# MediaWiki Passwort in [BLOB - 32 Bytes]



## Andy1407 (25. August 2005)

Hallo zusammen.

Hab folgendes Problem:
Will in meiner DB einen neuen Wiki-User über meinen eigenen mysql-Input einfügen.

Das Passwort von Wiki ist md5 verschlüsselt.
Kein Problem. Ich verschlüssle mein PW auch einfach md5 (  md5($pw)  ).
Wenn ich mich jetzt aber in Wiki mit dem neuen Account anmelden will, wird mir gemeldet, dass das PW falsch ist.

Hat jemand von euch ne Ahnung warum?

Vielen Dank für eure Hilfe.

MfG
Andy1407


----------



## eykarhorn (12. November 2008)

Ich muss diesen Thread hier hervorkramen, da ich hier exakt dasselbe Problem habe.

Gibt es zufällig jemanden der es mittlerweile gelöst hat?

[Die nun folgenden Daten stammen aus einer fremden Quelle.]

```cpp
struct MlpArgs {
    const uint8_t* stream;
    uint32_t stream_bytes;
    const float* bias;
    int bias_floats;
    int64_t n;
// ... 103 lines not shown
    const float *top, *bot, *tvals;
    const float* deltas;
    const float *rho, *col_raw, *adjust;
    const float* solar_vis;
    const float* sky;
    const float* class_vecs;
    float* shaded;
    float* season;
    float* base;
    float* raw_shadow;
    float* shadow_adjust;
};
int sun_walk_composite_lds_bytes(int n_samples, int n_suns);
hipError_t launch_sun_walk_composite(const SunWalkCompArgs& a, hipStream_t st);
__host__ __device__ inline int64_t field_tiles(int64_t n, int variant, int pts, int rays) { return variant == 3 ? (n + rays - 1) / rays : (n + pts - 1) / pts; }
hipError_t launch_fused(void (*kernel)(MlpArgs), int64_t n_tiles, int block, int lds_bytes, const MlpArgs& a, int n_cu, hipStream_t st);
hipError_t launch_fused(void (*kernel)(SunWalkArgs), int64_t n_tiles, int block, int lds_bytes, const SunWalkArgs& a, int n_cu, hipStream_t st);
hipError_t launch_fused(void (*kernel)(RaySurfaceArgs), int64_t n_tiles, int block, int lds_bytes, const RaySurfaceArgs& a, int n_cu, hipStream_t st);
hipError_t launch_fused(void (*kernel)(ShadowWalkArgs), int64_t n_tiles, int block, int lds_bytes, const ShadowWalkArgs& a, int n_cu, hipStream_t st);
hipError_t launch_fused(void (*kernel)(FrameWalkArgs), int64_t n_tiles, int block, int lds_bytes, const FrameWalkArgs& a, int n_cu, hipStream_t st);
hipError_t launch_mlp(int prog, int W, int variant, bool fast, const MlpArgs& a, int n_cu, hipStream_t st);
hipError_t launch_ray_surface(int W, const RaySurfaceArgs& a, int n_cu, hipStream_t st);
hipError_t launch_ray_surface_ks(int W, const RaySurfaceArgs& a, int n_cu, hipStream_t st);
hipError_t launch_shadow_walk(int W, const ShadowWalkArgs& a, int n_cu, hipStream_t st);
hipError_t launch_shadow_walk_ks(int W, const ShadowWalkArgs& a, int n_cu, hipStream_t st);
hipError_t launch_frame_walk(int W, const FrameWalkArgs& a, int n_cu, hipStream_t st);
hipError_t launch_frame_walk_ks(int W, const FrameWalkArgs& a, int n_cu, hipStream_t st);
hipError_t launch_sun_walk(int W, const SunWalkArgs& a, int n_cu, hipStream_t st);
hipError_t launch_sun_walk_ks(int W, const SunWalkArgs& a, int n_cu, hipStream_t st);
hipError_t launch_mlp_i8(int W, int variant, const MlpArgs& a, int n_cu, hipStream_t st);
int field_variant_chunks_i8(int W, int C, int variant);
hipError_t launch_mlp_i8x2(int W, int variant, const MlpArgs& a, int n_cu, hipStream_t st);
bool i8x2_k64_built(int W, int variant);
hipError_t launch_mlp_ks(int W, int variant, const MlpArgs& a, int n_cu, hipStream_t st);
hipError_t launch_mlp_ks_group(int W, const MlpArgs& a, int n_cu, hipStream_t st);
hipError_t launch_mlp_group_split(int W, const MlpArgs& a, int n_cu, hipStream_t st);
int field_variant_chunks_ks(int W, int C, int variant);
int group_chunks_ks(int W, int C);
int mlp_ks_lds_bytes(int bias_floats);
int mlp_ks_tile_points();
hipError_t launch_composite(const CompArgs& a, hipStream_t st);
hipError_t launch_prior_density(int64_t n, const float* pts, const float* delta, const double* hm, int hx, int hy, const float* outside,
                                float neg_log_term, float* rho, hipStream_t st);
hipError_t launch_surface_distance(int64_t n_rays, int S, const float* top, const float* bot, const float* tvals, const double* dsm, int dx,
                                   int dy, const double* levels, double* dist, hipStream_t st);
hipError_t launch_image_error(int64_t n_pix, const float* img, const float* gt, double* sums, hipStream_t st);
hipError_t launch_transmittance(int64_t n_rays, int S, const float* rho, const float* delta, float* pv, hipStream_t st);
int mlp_lds_bytes(int bias_floats);
int mlp_tile_points();
int field_variant_chunks(int W, int C, int variant);
const char* mlp_kernel_name();

}
```

season_nerf_amd/csrc/kernels_i8x2.hip:

```cpp
#include <type_traits>

#include "mlp_i8_device.h"

namespace snerf {

constexpr int NW2 = 8;
constexpr int TILE2 = 32 * NW2;
constexpr int PIECES2 = kChunkBytes / kFragBytes / NW2;
constexpr int RING2_D = 7;
#ifndef SNERF_PFX
#define SNERF_PFX 2
#endif
constexpr int PFX = SNERF_PFX;
static_assert(PIECES2 == 2 && kChunkPairs == 8, "the DMA below moves two pieces per wave; barrier positions assume 8-pair chunks");

#ifdef SNERF_STAMP
__device__ unsigned long long g_stamps[8 * 64];
__device__ __forceinline__ void stamp(int wave, int lane, int slot, bool on) {
    if (on && lane == 0) g_stamps[wave * 64 + slot] = __builtin_amdgcn_s_memtime();
}
#define STAMP(slot) stamp(wave, lane, slot, stamp_on)
#else
#define STAMP(slot)
#endif
// ... 316 lines not shown
                __builtin_amdgcn_sched_group_barrier(0x008, 1, 0);
                __builtin_amdgcn_sched_group_barrier(0x100, 1, 0);
                __builtin_amdgcn_sched_group_barrier(0x400, 2, 0);
                __builtin_amdgcn_sched_group_barrier(0x002, SNERF_X2_GROUPS, 0);
            }
#endif
            __builtin_amdgcn_sched_barrier(0);
        }
    }
#ifdef SNERF_STAMP
    stamp(wave, lane, stamp_slot, stamp_on);
#endif
#pragma unroll
    for (int i = 0; i < 16; ++i) m[i] = (int)(((uint32_t)acc.M[i] << 8) + (uint32_t)acc.X[i]);
    if constexpr (HANDOFF) {
        asm volatile("" ::: "memory");
        __builtin_amdgcn_sched_barrier(0);
    } else {
#pragma unroll
        for (int g = 0; g < 4; ++g) {
            asm volatile("" ::: "memory");
            const TabQ t = tabq(NB - 1, g);
            load_rq(g, NB - 1);
            quad(g, NB - 1, t);
            asm volatile("" ::: "memory");
            __builtin_amdgcn_sched_barrier(0);
        }
    }
    if constexpr (!PRE_OUT) rg.cur = ring2_next(rg.cur);
#undef REQUEST
#undef REQUEST_NEXT
}

struct BoundaryK {
    int m[8];
    i32x4 fT[PFX], fL[PFX];
};
struct CarryDstK {
    FragK* out;
    float* raw;
    const float (*rawx)[3];
};
__host__ __device__ constexpr bool carry_fits_k64(int nb, bool dep) { return !dep || nb >= 5; }
__host__ __device__ constexpr bool field_carries_k64(int W, int variant, int C, int l) {
#ifdef SNERF_X2_NO_CARRY
    return false;
#endif
    return l != field_last(variant) && carry_fits_k64(k64_blocks(k64_layer(W, C, l)), field_feeds_next(l));
}
template <bool SIN, bool RAWL>
__device__ __forceinline__ void epi_quad_k64(const int* m, int cg, const TabQ& t, const f32x4* rq, const float (*rawx)[3], FragK* ob, int dw, float* raw) {
    float v[4];
#pragma unroll
    for (int j = 0; j < 4; ++j) v[j] = __builtin_fmaf((float)m[4 * cg + j], t.sc[j], t.bi[j]);
    if constexpr (RAWL) {
#pragma unroll
        for (int j = 0; j < 4; ++j)
            v[j] = __builtin_fmaf(rq[0][j], rawx[cg][0], __builtin_fmaf(rq[1][j], rawx[cg][1], __builtin_fmaf(rq[2][j], rawx[cg][2], v[j])));
    }
    if constexpr (SIN) {
#pragma unroll
        for (int j = 0; j < 4; ++j) v[j] = sin2pi(v[j]);
        int hi, lo;
        digits4(v[0], v[1], v[2], v[3], hi, lo);
        asm volatile("" : "+v"(hi), "+v"(lo));
        ob->hi[cg][dw] = hi;
        ob->lo[cg][dw] = lo;
    } else {
#pragma unroll
        for (int j = 0; j < 4; ++j) raw[4 * cg + j] = v[j];
    }
}

template <int NB, int KS0, int KS1, bool SIN, bool RAWL = false, int PHASE = 0, class PEND = NoCarry, bool HANDOFF = false, bool PRE_IN = false,
          bool PRE_OUT = false>
__device__ __forceinline__ void run_layer16(Ring2& rg, const uint8_t* stream, uint32_t stream_bytes, lds_char* lds, lds_cfloat* tab0, lds_cfloat* tab_l,
                                            const FragK* in0, const FragK* in1, FragK* out, float* raw, BoundaryK& bd, const CarryDstK& pd,
                                            int wave, int lane, const float (*rawx)[3] = nullptr) {
    constexpr int KS = KS0 + KS1, NP = NB * KS;
    constexpr int NBP = PEND::NB;
    static_assert(!PRE_OUT || (NP >= PFX && NP % PFX == 0), "the successor expects its pair j in fragment slot j");
    static_assert(!PRE_IN || NP >= PFX, "the predecessor requested PFX pairs of this layer");
    static_assert(!PEND::on || carry_fits_k64(NBP, PEND::DEP), "a carried block that is an operand of k-step 0 has no k-step to run in");
    static_assert(!(PEND::on && PEND::DEP) || NBP == 4 * KS0, "Carry::DEP: the producer's output is in0");
    int (&m)[8] = bd.m;
    i32x4 (&fT)[PFX] = bd.fT;
    i32x4 (&fL)[PFX] = bd.fL;
    typedef volatile const __attribute__((address_space(3))) f32x4 lds_vf32x4;
    int g = lane >> 4;
    asm volatile("" : "+v"(g));
    lds_cfloat* ptab_l = tab0 + PEND::TAB;
    lds_cfloat* lo_l = PEND::on ? ptab_l : tab_l;
    lds_cfloat* base_g = lo_l + 8 * g;
    lds_cfloat* rbase_g = lo_l + 12 * g;
    const int d_own = (int)(tab_l - lo_l);
    auto tabq = [&](int b_) {
        lds_vf32x4* tp = (lds_vf32x4*)(base_g + d_own + b_ * 32);
        TabQ t;
        t.sc = tp[0];
        t.bi = tp[1];
        return t;
    };
    auto ptabq = [&]() {
        lds_vf32x4* tp = (lds_vf32x4*)(base_g + (NBP - 1) * 32);
        TabQ t;
        t.sc = tp[0];
        t.bi = tp[1];
        return t;
    };
    f32x4 rq[3];
    auto load_rq = [&](int b_of) {
        if constexpr (RAWL) {
            lds_vf32x4* tp = (lds_vf32x4*)(rbase_g + d_own + 2 * 16 * NB + b_of * 48);
            rq[0] = tp[0]; rq[1] = tp[1]; rq[2] = tp[2];
        }
    };
    auto load_prq = [&]() {
        if constexpr (PEND::RAWL) {
            lds_vf32x4* tp = (lds_vf32x4*)(rbase_g + 2 * 16 * NBP + (NBP - 1) * 48);
            rq[0] = tp[0]; rq[1] = tp[1]; rq[2] = tp[2];
        }
    };
#define REQUEST(QN, SLOT)                                                                              \
    do {                                                                                               \
        if ((QN) % kChunkPairs == 0) {                                                                 \
            ring_step2<PHASE>(rg, stream, stream_bytes, lds, wave, lane);                              \
            if ((QN) > 0) rg.cur = ring2_next(rg.cur);                                                 \
        }                                                                                              \
        lds_char* ap_ = lds + rg.cur + ((QN) % kChunkPairs) * kPairBytes + lane * 16;                  \
        fT[SLOT] = *(lds_ci32x4*)ap_;                                                                  \
        fL[SLOT] = *(lds_ci32x4*)(ap_ + kFragBytes);                                                   \
    } while (0)
#define REQUEST_NEXT(J, SLOT)                                                                          \
    do {                                                                                               \
        if ((J) == 0) {                                                                                \
            ring_step2<PHASE>(rg, stream, stream_bytes, lds, wave, lane);                              \
            rg.cur = ring2_next(rg.cur);                                                               \
        }                                                                                              \
        lds_char* ap_ = lds + rg.cur + (J) * kPairBytes + lane * 16;                                   \
        fT[SLOT] = *(lds_ci32x4*)ap_;                                                                  \
        fL[SLOT] = *(lds_ci32x4*)(ap_ + kFragBytes);                                                   \
    } while (0)
    if constexpr (!PRE_IN) {
#pragma unroll
        for (int q = 0; q < PFX; ++q) {
            if (q < NP) REQUEST(q, q);
        }
    }
    AccK acc;
    TabQ tq;
    auto quad = [&](int cg, int b_of) { epi_quad_k64<SIN, RAWL>(m, cg, tq, rq, rawx, out + b_of / 4, b_of % 4, raw); };
    auto pquad = [&](int cg) { epi_quad_k64<PEND::SIN, PEND::RAWL>(m, cg, tq, rq, pd.rawx, pd.out + (NBP - 1) / 4, (NBP - 1) % 4, pd.raw); };
    auto slot = [](int cg, bool carried) constexpr { return carried && PEND::DEP ? (cg * ((NBP - 1) / 4) * 2) / 3 : (cg * KS) / 2; };
#pragma unroll
    for (int b = 0; b < NB; ++b) {
        const bool carried = b == 0;
        if (b > 0 || PEND::on) {
            if (b > 0) {
                tq = tabq(b - 1);
                load_rq(b - 1);
#pragma unroll
                for (int i = 0; i < 8; ++i) m[i] = (int)(((uint32_t)acc.M[i >> 2][i & 3] << 8) + (uint32_t)acc.X[i >> 2][i & 3]);
            } else {
                tq = ptabq();
                load_prq();
            }
            asm volatile("" ::: "memory");
            __builtin_amdgcn_sched_barrier(0);
        }
#pragma unroll
        for (int cg = 0; cg < 2; ++cg)
#pragma unroll
            for (int i = 0; i < 4; ++i) { acc.M[cg][i] = 0; acc.X[cg][i] = 0; }
#pragma unroll
        for (int s = 0; s < KS; ++s) {
            const int q = b * KS + s;
            const i32x4 aT = fT[q % PFX], aL = fL[q % PFX];
#ifndef SNERF_X2_NOPRIO
            if (((s + PHASE) & 1) == 0) __builtin_amdgcn_s_setprio(0); else __builtin_amdgcn_s_setprio(3);
#endif
            if (q + PFX < NP) REQUEST(q + PFX, q % PFX);
            else if constexpr (PRE_OUT) REQUEST_NEXT(q + PFX - NP, q % PFX);
            mfma_k64x3(aT, aL, s < KS0 ? in0[s] : in1[s - KS0], acc);
            if (b > 0 || PEND::on) {
#pragma unroll
                for (int cg = 0; cg < 2; ++cg)
                    if (slot(cg, carried) == s) {
                        if (b > 0) quad(cg, b - 1);
                        else pquad(cg);
                    }
            }
            asm volatile("" ::: "memory");
            __builtin_amdgcn_sched_barrier(0);
        }
    }
#pragma unroll
    for (int i = 0; i < 8; ++i) m[i] = (int)(((uint32_t)acc.M[i >> 2][i & 3] << 8) + (uint32_t)acc.X[i >> 2][i & 3]);
    if constexpr (HANDOFF) {
        asm volatile("" ::: "memory");
        __builtin_amdgcn_sched_barrier(0);
    } else {
        asm volatile("" ::: "memory");
        tq = tabq(NB - 1);
        load_rq(NB - 1);
#pragma unroll
        for (int cg = 0; cg < 2; ++cg) {
            quad(cg, NB - 1);
            asm volatile("" ::: "memory");
            __builtin_amdgcn_sched_barrier(0);
        }
    }
    if constexpr (!PRE_OUT) rg.cur = ring2_next(rg.cur);
#undef REQUEST
#undef REQUEST_NEXT
}
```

Wäre sehr dankbar für einen Hinweis.

mfg


----------



## eykarhorn (13. November 2008)

So, ich habe das Problem gelöst.

Mediawiki ist per default so konfiguriert daß bei Anlegen eines neuen Users das Passwort mittels Salted Hash verschlüsselt wird. 
Man kann das Wiki aber  das Passwort mit einfachem MD5 Hash speichern lassen in dem man im Root-Dir des Wikis im File 'LocalSettings.php' folgenden Code anhängt.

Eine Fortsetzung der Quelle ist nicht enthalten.